As criticism from church leaders mounted, Israel moved to repair its relationship with global Christianity. In April it appointed George Deek — a Palestinian citizen of Israel and career diplomat — as Special Envoy to the Christian World, charged with “deepening Israel’s ties with Christian communities around the world.” Yet Deek’s public message has been directed less toward Palestinian Christians than toward Western audiences. He has described Israel as the “custodian of the holy places” and “the outpost of the Western world,” bound to Europe through shared “Judeo-Christian roots.”

Those remarks came only days after Israeli authorities imposed a record 40-day closure of Haram Al-Sharif/Temple Mount during Ramadan and Eid Al-Fitr, and restricted Christian worshippers from reaching the Church of the Holy Sepulchre for Easter. For Jerusalem’s Palestinian Muslim and Christian communities alike, these measures reinforced the notion that freedom of religion cannot be defended selectively, privileging one faith over another.

If Deek’s mission succeeds anywhere, it is likely to be in Italy. The country is not only the geographical heart of global Catholicism, but with Prime Minister Giorgia Meloni also a key outpost of European far-right values, particularly after the defeat of Viktor Orbán in Hungary. Yet even Meloni, whose government has generally aligned itself with both Benjamin Netanyahu and Donald Trump, recently took a stand against both leaders as relations between Israel and the Catholic hierarchy have deteriorated.
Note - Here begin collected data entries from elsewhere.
diff --git a/litehandnet_amd/csrc/k_conv_pw.hip b/litehandnet_amd/csrc/k_conv_pw.hip
--- a/litehandnet_amd/csrc/k_conv_pw.hip
+++ b/litehandnet_amd/csrc/k_conv_pw.hip
@@ -933,10 +933,11 @@
   return launch_pw_bwd_t<CIN, NTO, false>(x, w, y, gy, dx, dx_acc, dw, dbias, stride, dy_nchw, cout, nrep, rep_stride, geo, s, bs);
 }
 
-template <int CIN, int COUT, int PX, int PF, bool DYST, bool BNS, int OCC>
+template <int CIN, int COUT, int PX, int PF, bool DYST, bool BNS, int OCC, bool GS = false>
 __global__ void __launch_bounds__(256, OCC) k_pw_bwd_wr(lhn_view x, const float* __restrict__ w, lhn_view y, lhn_gradview gy,
                                                         float* __restrict__ dx, int dx_acc, float* __restrict__ dw, float* __restrict__ dbias,
-                                                        int M, int ntiles, int nrep, int64_t rep_stride, lhn_bnsum bs, lhn_bnbwdsrc fs) {
+                                                        int M, int ntiles, int nrep, int64_t rep_stride, lhn_bnsum bs, lhn_bnbwdsrc fs,
+                                                        LhnGate hg, int chunk) {
   constexpr int NTI = CIN / 32, NTO = COUT / 32, LDY = COUT + 4, LDX = CIN + 4;
   constexpr bool ONE = NTI == 1;
   constexpr int NDW = ONE ? 1 : NTO * NTI / 4;
@@ -946,6 +947,8 @@
   static_assert(ONE ? (NTO == 1 && PX == 128) : ((NTI == 2 || NTI == 4) && (NTO == 2 || NTO == 4) && (PX == 64 || (PX == 32 && NTI == 4))),
                 "32 -> 32 at 128 pixels; 64 / 128 channels on either side at 64 (or 32) pixels");
   static_assert(!BNS || NDX == 1, "reader-side sums: one dX sub-tile per wave");
+  constexpr int LDR = GS ? CIN + 8 : CIN;
+  static_assert(!GS || (NDX == 1 && !BNS), "gate sums: one dX sub-tile per wave, and not next to the BatchNorm sums (those views are ungated)");
   extern __shared__ __attribute__((aligned(16))) float smem[];
   float* dYs = smem;
   float* Xs = dYs + PX * LDY;
@@ -953,6 +956,7 @@
   float* yt = xt + 3 * CIN;
   float* cf = yt + 3 * COUT;
   float* Xr = cf + 3 * COUT;
+  float* gred = Xr + PX * (CIN + 8);
   const int tid = threadIdx.x, lane = tid & 63, wave = __builtin_amdgcn_readfirstlane(tid >> 6), l31 = lane & 31, lh = lane >> 5;
   const int HoWo = y.H * y.W;
   float* dzw = const_cast<float*>(gy.dz);
@@ -992,7 +996,7 @@
         if (!BNS && x.gate) v *= *reinterpret_cast<const f4*>(x.gate + (int64_t)(m / HoWo) * x.cstride + xabs);
       }
       *reinterpret_cast<f4*>(Xs + row * LDX + 4 * xc4) = v;
-      if (BNS) *reinterpret_cast<f4*>(Xr + row * CIN + 4 * xc4) = m < M ? xraw[p] : (f4){0.f, 0.f, 0.f, 0.f};
+      if (BNS || GS) *reinterpret_cast<f4*>(Xr + row * LDR + 4 * xc4) = m < M ? xraw[p] : (f4){0.f, 0.f, 0.f, 0.f};
     }
     Xf4 yxf;
     Gr4 ygr;
@@ -1031,8 +1035,9 @@
     }
   };
 
-  int tile = blockIdx.x;
-  if (tile < ntiles) issue(tile);
+  const int tstep = GS ? 1 : (int)gridDim.x, tend = GS ? min(ntiles, ((int)blockIdx.x + 1) * chunk) : ntiles;
+  int tile = GS ? blockIdx.x * chunk : blockIdx.x;
+  if (tile < tend) issue(tile);
   static_assert(PX * LDY * sizeof(float) >= 2 * LHN_FIN_THREADS * sizeof(double), "dYs holds the replica fold's partials");
   LhnBwdPre fpre;
   if (fs.sums) {
@@ -1076,6 +1081,38 @@
   }
   double* const bst = BNS ? bs.sums + (size_t)(blockIdx.x % LHN_STAT_REPLICAS) * 2 * bs.C + bs.coff + (tid & (CIN - 1)) : nullptr;
   const int bsC = BNS ? bs.C : 0;
+  const int cg = x.coff + 32 * jt + l31;
+  float g_sc = 1.f, g_sh = 0.f, g_sl = 1.f, g_mean = 0.f, g_inv = 1.f, g_d = 0.f, g_0 = 0.f, g_1 = 0.f;
+  int n_cur = -1;
+  if (GS) {
+    if (x.table) {
+      g_sc = x.table[cg];
+      g_sh = x.table[x.cstride + cg];
+      g_sl = x.table[2 * x.cstride + cg];
+    }
+    lhn_gate_mi(hg, cg, g_mean, g_inv);
+  }
+  auto gflush = [&]() __attribute__((always_inline)) {
+    const float sd = g_d + __shfl_xor(g_d, 32, 64), s0 = g_0 + __shfl_xor(g_0, 32, 64), s1 = g_1 + __shfl_xor(g_1, 32, 64);
+    if (lh == 0) {
+      gred[(wave * 3 + 0) * 32 + l31] = sd;
+      gred[(wave * 3 + 1) * 32 + l31] = s0;
+      gred[(wave * 3 + 2) * 32 + l31] = s1;
+    }
+    __syncthreads();
+    if (tid < CIN && n_cur >= 0) {
+      const int w0 = (tid >> 5) * NWC, c = tid & 31;
+      float v[3] = {0.f, 0.f, 0.f};
+#pragma unroll
+      for (int q = 0; q < NWC; ++q)
+#pragma unroll
+        for (int k = 0; k < 3; ++k) v[k] += gred[((w0 + q) * 3 + k) * 32 + c];
+      atomicAdd(hg.dgate + (int64_t)n_cur * x.cstride + x.coff + tid, v[0]);
+      atomicAdd(hg.tsum + ((int64_t)n_cur * 2 + 0) * x.cstride + x.coff + tid, v[1]);
+      atomicAdd(hg.tsum + ((int64_t)n_cur * 2 + 1) * x.cstride + x.coff + tid, v[2]);
+    }
+    g_d = g_0 = g_1 = 0.f;
+  };
   if (fs.sums) {
     __syncthreads();
     if (tid < COUT)
@@ -1085,10 +1122,10 @@
   }
   __syncthreads();
 
-  for (; tile < ntiles; tile += gridDim.x) {
+  for (; tile < tend; tile += tstep) {
     commit(tile);
     __syncthreads();
-    if (tile + (int)gridDim.x < ntiles) issue(tile + gridDim.x);
+    if (tile + tstep < tend) issue(tile + tstep);
     {
       const float* ap = dYs + ((ONE ? 32 * wave : 0) + lh) * LDY + l31 + (ONE ? 0 : 32 * (wave / NTI));
       const float* bp = Xs + ((ONE ? 32 * wave : 0) + lh) * LDX + l31 + (ONE ? 0 : 32 * (wave % NTI));
@@ -1103,6 +1140,13 @@
       }
     }
     if (dx) {
+      if (GS) {
+        const int n = (tile * PX) / HoWo;
+        if (n != n_cur) {
+          gflush();
+          n_cur = n;
+        }
+      }
       f16v accx[NDX];
 #pragma unroll
       for (int hh = 0; hh < NDX; ++hh)
@@ -1135,6 +1179,22 @@
             b_q += du * ((raw - b_mean) * b_inv);
           }
         }
+        if (GS) {
+          const float* xr = Xr + ((mt0 + hh) * 32 + 4 * lh) * LDR + 32 * jt + l31;
+          float t_d = 0.f, t_0 = 0.f, t_1 = 0.f;
+#pragma unroll
+          for (int r = 0; r < 16; ++r) {
+            const float raw = xr[((r & 3) + 8 * (r >> 2)) * LDR];
+            const float u = raw * g_sc + g_sh;
+            const float da = accx[hh][r] * (u > 0.f ? 1.f : g_sl);
+            t_d += accx[hh][r] * lhn_lrelu(u, g_sl);
+            t_0 += da;
+            t_1 += da * ((raw - g_mean) * g_inv);
+          }
+          g_d += t_d;
+          g_0 += t_0;
+          g_1 += t_1;
+        }
         if (tile * PX + PX <= M) {
           if (dx_acc) {
 #pragma unroll
@@ -1161,6 +1221,7 @@
     }
     __syncthreads();
   }
+  if (GS) gflush();
 
   if (BNS) {
     float* bred = Xs;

She publicly criticized Israeli authorities after Cardinal Pizzaballa and the Custodian of the Holy Land, Francesco Ielpo, were prevented from entering the Church of the Holy Sepulchre. She also rebuked Trump for his verbal attacks on Pope Leo XIV. Together, these confrontations revealed strains within what had appeared to be a solid transatlantic right-wing alliance.

By acting as the head of a universal church committed to peace rather than geopolitical blocs, Pope Leo unsettled that alignment. Responding to Trump in April, he declared: “I am not afraid,” affirming that the Church would continue to speak in its own voice, regardless of whether that voice was welcome in Washington or Jerusalem.

John Paul II and Francis had often urged the faithful not to be afraid. Leo made the phrase his own. By speaking in the first person, he assumed responsibility for confronting the world’s most powerful political actors, even while stopping short of adopting Francis’ language on Gaza.

Whether that caution endures now depends on the people of the Church. From Palestinian Christians invoking kairòs, to priests demanding that bishops speak more clearly, to figures such as Pizzaballa insisting on naming the asymmetry between occupier and occupied, the pressure is increasingly coming from below. Leo has made empathy the moral center of his pontificate, now the question is whether that stance will compel him to say the words his predecessor was willing to utter.